**Exercise brief:**
Copy every record below, exactly as written.

**Dataset entries:**
____________
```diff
+      const int m = __popcll(b);
+      if (m > 0 && !G.overflow) {
+        wave_lds_sync();
+        const uint32_t kj = lane < m ? kb[base + lane] : 0u;
+        const uint32_t kp = __shfl_up(kj, 1);
+        const bool hd = lane < m && (lane == 0 ? (!open || kj != ckey) : kj != kp);
+        const uint64_t hm = __ballot(hd);
+        const uint64_t lm = hm | 1ull;
+        const bool lead = (lm >> lane) & 1ull;
+        const uint64_t above = (lm >> lane) >> 1;
+        const int end = above ? lane + 1 + (int)__builtin_ctzll(above) : m;
+        if (lane == 0 && open && hd && nseg - 1 < P) pool[nseg - 1] = cs;
+        float4 c = cs;
+        int i = 0;
+        if (hd) {
+          c = stg[lane];
+          i = lane + 1;
+        }
+        if (lead) {
+          for (; i < end; i += kRunDepth) {
+            float4 p[kRunDepth];
+#pragma unroll
+            for (int q = 0; q < kRunDepth; ++q) p[q] = stg[min(i + q, end - 1)];
+#pragma unroll
+            for (int q = 0; q < kRunDepth; ++q)
+              if (i + q < end) {
+                c.x += p[q].x;
+                c.y += p[q].y;
+                c.z += p[q].z;
+                c.w += p[q].w;
+              }
+          }
+          const int sx = hd ? nseg + __popcll(hm & lt) : nseg - 1;
+          if (end < m && sx < P) pool[sx] = c;
+        }
+        const int ll = 63 - (int)__builtin_clzll(lm);
+        cs = make_float4(__shfl(c.x, ll), __shfl(c.y, ll), __shfl(c.z, ll), __shfl(c.w, ll));
+        ckey = __shfl(kj, m - 1);
+        open = true;
+        nseg += __popcll(hm);
+        wave_lds_sync();
       }
     }
     base += __popcll(b);
@@ -1214,7 +1288,14 @@
     if (tid == 0) A.cnt_out[slot] = n;
     return;
   }
-  __syncthreads();
+  if constexpr (kSums)
+    if (lane == 0 && open && nseg - 1 < P) pool[nseg - 1] = cs;
+  __syncthreads();
+  if constexpr (kSums)
+    if (lane == 0) {
+      segw[w] = nseg;
+      contw[w] = (nseg > 0 && cbw > 0 && kb[cbw] == kb[cbw - 1]) ? 1 : 0;
+    }
   const int tq = (((n + NW - 1) / NW) + 63) & ~63;
   const int t0w = min(n, w * tq), t1w = min(n, t0w + tq);
   constexpr int KR = KQ;
@@ -1252,6 +1333,7 @@
   __syncthreads();
   uint16_t* sid = (uint16_t*)kb;
   uint16_t* vst = sid + cap + 1;
+  static_assert(sizeof(uint32_t) == 2 * sizeof(uint16_t), "sid + vst fill kb's bytes");
   __shared__ int vcount;
   if (R <= 512) {
     if (w == 0) {
@@ -1291,8 +1373,42 @@
   }
   __syncthreads();
   const int V = vcount;
+  int cb[NW + 1], rb[NW], ct[NW];
+  if constexpr (kSums) {
+    cb[0] = 0;
+    int r = 0;
+#pragma unroll
+    for (int ww = 0; ww < NW; ++ww) {
+      cb[ww + 1] = cb[ww] + cntw[ww];
+      ct[ww] = contw[ww];
+      rb[ww] = r;
+      r += segw[ww] - ct[ww];
+    }
+  }
   for (int vv = tid; vv < V; vv += 256) {
     const int g0 = vst[vv], g1 = vst[vv + 1];
+    if constexpr (kSums) {
+      if (g1 - g0 == 1) {
+        const int rid = sid[g0];
+        const int ta = rst[rid], tb = rst[rid + 1];
+        int cbe = cb[1], rbw = rb[0], ctw = ct[0], ww = 0;
+#pragma unroll
+        for (int k = 1; k < NW; ++k)
+          if (ta >= cb[k]) {
+            cbe = cb[k + 1];
+            rbw = rb[k];
+            ctw = ct[k];
+            ww = k;
+          }
+        const int lr = rid - rbw + ctw;
+        if (tb <= cbe && lr < P) {
+          const float4 c = ((const float4*)(smem + L.o_pool))[P * ww + lr];
+          const float fc = (float)(tb - ta);
+          out[vv] = make_float4(c.x / fc, c.y / fc, c.z / fc, c.w / fc);
+          continue;
+        }
+      }
+    }
     float4 c = make_float4(0.f, 0.f, 0.f, 0.f);
     int cnt = 0;
     for (int g = g0; g < g1; ++g) {
@@ -1330,6 +1446,12 @@
   size_t b = sizeof(uint32_t) * ((size_t)(nw + 1) * 256 + nw) + sizeof(float) * nw * 6 + sizeof(int) * kpt * nw;
   b = (b + 15) & ~(size_t)15;
   return b + (size_t)a.cap * 2 * (sizeof(uint32_t) + sizeof(uint16_t)) + (size_t)(2 * a.cap + 1) * sizeof(uint16_t) + 16;
+}
+
+int vrq_pool(const VgRing& a) {
+  if (a.cap > 4 * 64 * 8) return 96;
+  const int room = 160 * 1024 / 8 - 256 - vrq_lds((int)a.cap, 0, true).total;
+  return std::max(16, std::min(128, room / (4 * 16) / 8 * 8));
 }
 
 void launch_voxel_ring(hipStream_t s, const VgRing& a) {
@@ -1347,10 +1469,18 @@
   };
   if (a.exact) {
     go(std::true_type{});
-  } else if ((a.kernel < 0 ? vr_four_waves(nseg) : a.kernel == 2) && a.dbg == 0 && a.cap <= 4096) {
-    const size_t lds = (((size_t)a.cap + 1) * 4 + (size_t)a.cap * 2 + ((size_t)a.cap + 1) * 2 + 15) & ~(size_t)15;
-    if (a.cap <= 4 * 64 * 8) fbr_launch(k_voxel_ring_q<8>, dim3(nseg), dim3(256), lds, s, a);
-    else fbr_launch(k_voxel_ring_q<16>, dim3(nseg), dim3(256), lds, s, a);
+  } else if ((a.kernel < 0 ? vr_four_waves(nseg) : a.kernel >= 2) && a.dbg == 0 && a.cap <= 4096) {
+    const int P = vrq_pool(a);
+    const int mode = a.kernel == 3 ? kVrqGather : a.w0 ? kVrqSums0 : kVrqSumsW;
+    const size_t lds = (size_t)vrq_lds((int)a.cap, P, mode != kVrqGather).total;
+    auto gq = [&](auto kq) {
+      constexpr int KQ = decltype(kq)::value;
+      if (mode == kVrqGather) fbr_launch((k_voxel_ring_q<KQ, kVrqGather>), dim3(nseg), dim3(256), lds, s, a, P);
+      else if (mode == kVrqSums0) fbr_launch((k_voxel_ring_q<KQ, kVrqSums0>), dim3(nseg), dim3(256), lds, s, a, P);
+      else fbr_launch((k_voxel_ring_q<KQ, kVrqSumsW>), dim3(nseg), dim3(256), lds, s, a, P);
+    };
+    if (a.cap <= 4 * 64 * 8) gq(std::integral_constant<int, 8>{});
+    else gq(std::integral_constant<int, 16>{});
   } else {
     go(std::false_type{});
   }
```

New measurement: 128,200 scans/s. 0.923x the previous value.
____________
**Exercise output:**
```diff
+      const int m = __popcll(b);
+      if (m > 0 && !G.overflow) {
+        wave_lds_sync();
+        const uint32_t kj = lane < m ? kb[base + lane] : 0u;
+        const uint32_t kp = __shfl_up(kj, 1);
+        const bool hd = lane < m && (lane == 0 ? (!open || kj != ckey) : kj != kp);
+        const uint64_t hm = __ballot(hd);
+        const uint64_t lm = hm | 1ull;
+        const bool lead = (lm >> lane) & 1ull;
+        const uint64_t above = (lm >> lane) >> 1;
+        const int end = above ? lane + 1 + (int)__builtin_ctzll(above) : m;
+        if (lane == 0 && open && hd && nseg - 1 < P) pool[nseg - 1] = cs;
+        float4 c = cs;
+        int i = 0;
+        if (hd) {
+          c = stg[lane];
+          i = lane + 1;
+        }
+        if (lead) {
+          for (; i < end; i += kRunDepth) {
+            float4 p[kRunDepth];
+#pragma unroll
+            for (int q = 0; q < kRunDepth; ++q) p[q] = stg[min(i + q, end - 1)];
+#pragma unroll
+            for (int q = 0; q < kRunDepth; ++q)
+              if (i + q < end) {
+                c.x += p[q].x;
+                c.y += p[q].y;
+                c.z += p[q].z;
+                c.w += p[q].w;
+              }
+          }
+          const int sx = hd ? nseg + __popcll(hm & lt) : nseg - 1;
+          if (end < m && sx < P) pool[sx] = c;
+        }
+        const int ll = 63 - (int)__builtin_clzll(lm);
+        cs = make_float4(__shfl(c.x, ll), __shfl(c.y, ll), __shfl(c.z, ll), __shfl(c.w, ll));
+        ckey = __shfl(kj, m - 1);
+        open = true;
+        nseg += __popcll(hm);
+        wave_lds_sync();
       }
     }
     base += __popcll(b);
@@ -1214,7 +1288,14 @@
     if (tid == 0) A.cnt_out[slot] = n;
     return;
   }
-  __syncthreads();
+  if constexpr (kSums)
+    if (lane == 0 && open && nseg - 1 < P) pool[nseg - 1] = cs;
+  __syncthreads();
+  if constexpr (kSums)
+    if (lane == 0) {
+      segw[w] = nseg;
+      contw[w] = (nseg > 0 && cbw > 0 && kb[cbw] == kb[cbw - 1]) ? 1 : 0;
+    }
   const int tq = (((n + NW - 1) / NW) + 63) & ~63;
   const int t0w = min(n, w * tq), t1w = min(n, t0w + tq);
   constexpr int KR = KQ;
@@ -1252,6 +1333,7 @@
   __syncthreads();
   uint16_t* sid = (uint16_t*)kb;
   uint16_t* vst = sid + cap + 1;
+  static_assert(sizeof(uint32_t) == 2 * sizeof(uint16_t), "sid + vst fill kb's bytes");
   __shared__ int vcount;
   if (R <= 512) {
     if (w == 0) {
@@ -1291,8 +1373,42 @@
   }
   __syncthreads();
   const int V = vcount;
+  int cb[NW + 1], rb[NW], ct[NW];
+  if constexpr (kSums) {
+    cb[0] = 0;
+    int r = 0;
+#pragma unroll
+    for (int ww = 0; ww < NW; ++ww) {
+      cb[ww + 1] = cb[ww] + cntw[ww];
+      ct[ww] = contw[ww];
+      rb[ww] = r;
+      r += segw[ww] - ct[ww];
+    }
+  }
   for (int vv = tid; vv < V; vv += 256) {
     const int g0 = vst[vv], g1 = vst[vv + 1];
+    if constexpr (kSums) {
+      if (g1 - g0 == 1) {
+        const int rid = sid[g0];
+        const int ta = rst[rid], tb = rst[rid + 1];
+        int cbe = cb[1], rbw = rb[0], ctw = ct[0], ww = 0;
+#pragma unroll
+        for (int k = 1; k < NW; ++k)
+          if (ta >= cb[k]) {
+            cbe = cb[k + 1];
+            rbw = rb[k];
+            ctw = ct[k];
+            ww = k;
+          }
+        const int lr = rid - rbw + ctw;
+        if (tb <= cbe && lr < P) {
+          const float4 c = ((const float4*)(smem + L.o_pool))[P * ww + lr];
+          const float fc = (float)(tb - ta);
+          out[vv] = make_float4(c.x / fc, c.y / fc, c.z / fc, c.w / fc);
+          continue;
+        }
+      }
+    }
     float4 c = make_float4(0.f, 0.f, 0.f, 0.f);
     int cnt = 0;
     for (int g = g0; g < g1; ++g) {
@@ -1330,6 +1446,12 @@
   size_t b = sizeof(uint32_t) * ((size_t)(nw + 1) * 256 + nw) + sizeof(float) * nw * 6 + sizeof(int) * kpt * nw;
   b = (b + 15) & ~(size_t)15;
   return b + (size_t)a.cap * 2 * (sizeof(uint32_t) + sizeof(uint16_t)) + (size_t)(2 * a.cap + 1) * sizeof(uint16_t) + 16;
+}
+
+int vrq_pool(const VgRing& a) {
+  if (a.cap > 4 * 64 * 8) return 96;
+  const int room = 160 * 1024 / 8 - 256 - vrq_lds((int)a.cap, 0, true).total;
+  return std::max(16, std::min(128, room / (4 * 16) / 8 * 8));
 }
 
 void launch_voxel_ring(hipStream_t s, const VgRing& a) {
@@ -1347,10 +1469,18 @@
   };
   if (a.exact) {
     go(std::true_type{});
-  } else if ((a.kernel < 0 ? vr_four_waves(nseg) : a.kernel == 2) && a.dbg == 0 && a.cap <= 4096) {
-    const size_t lds = (((size_t)a.cap + 1) * 4 + (size_t)a.cap * 2 + ((size_t)a.cap + 1) * 2 + 15) & ~(size_t)15;
-    if (a.cap <= 4 * 64 * 8) fbr_launch(k_voxel_ring_q<8>, dim3(nseg), dim3(256), lds, s, a);
-    else fbr_launch(k_voxel_ring_q<16>, dim3(nseg), dim3(256), lds, s, a);
+  } else if ((a.kernel < 0 ? vr_four_waves(nseg) : a.kernel >= 2) && a.dbg == 0 && a.cap <= 4096) {
+    const int P = vrq_pool(a);
+    const int mode = a.kernel == 3 ? kVrqGather : a.w0 ? kVrqSums0 : kVrqSumsW;
+    const size_t lds = (size_t)vrq_lds((int)a.cap, P, mode != kVrqGather).total;
+    auto gq = [&](auto kq) {
+      constexpr int KQ = decltype(kq)::value;
+      if (mode == kVrqGather) fbr_launch((k_voxel_ring_q<KQ, kVrqGather>), dim3(nseg), dim3(256), lds, s, a, P);
+      else if (mode == kVrqSums0) fbr_launch((k_voxel_ring_q<KQ, kVrqSums0>), dim3(nseg), dim3(256), lds, s, a, P);
+      else fbr_launch((k_voxel_ring_q<KQ, kVrqSumsW>), dim3(nseg), dim3(256), lds, s, a, P);
+    };
+    if (a.cap <= 4 * 64 * 8) gq(std::integral_constant<int, 8>{});
+    else gq(std::integral_constant<int, 16>{});
   } else {
     go(std::false_type{});
   }
```

New measurement: 128,200 scans/s. 0.923x the previous value.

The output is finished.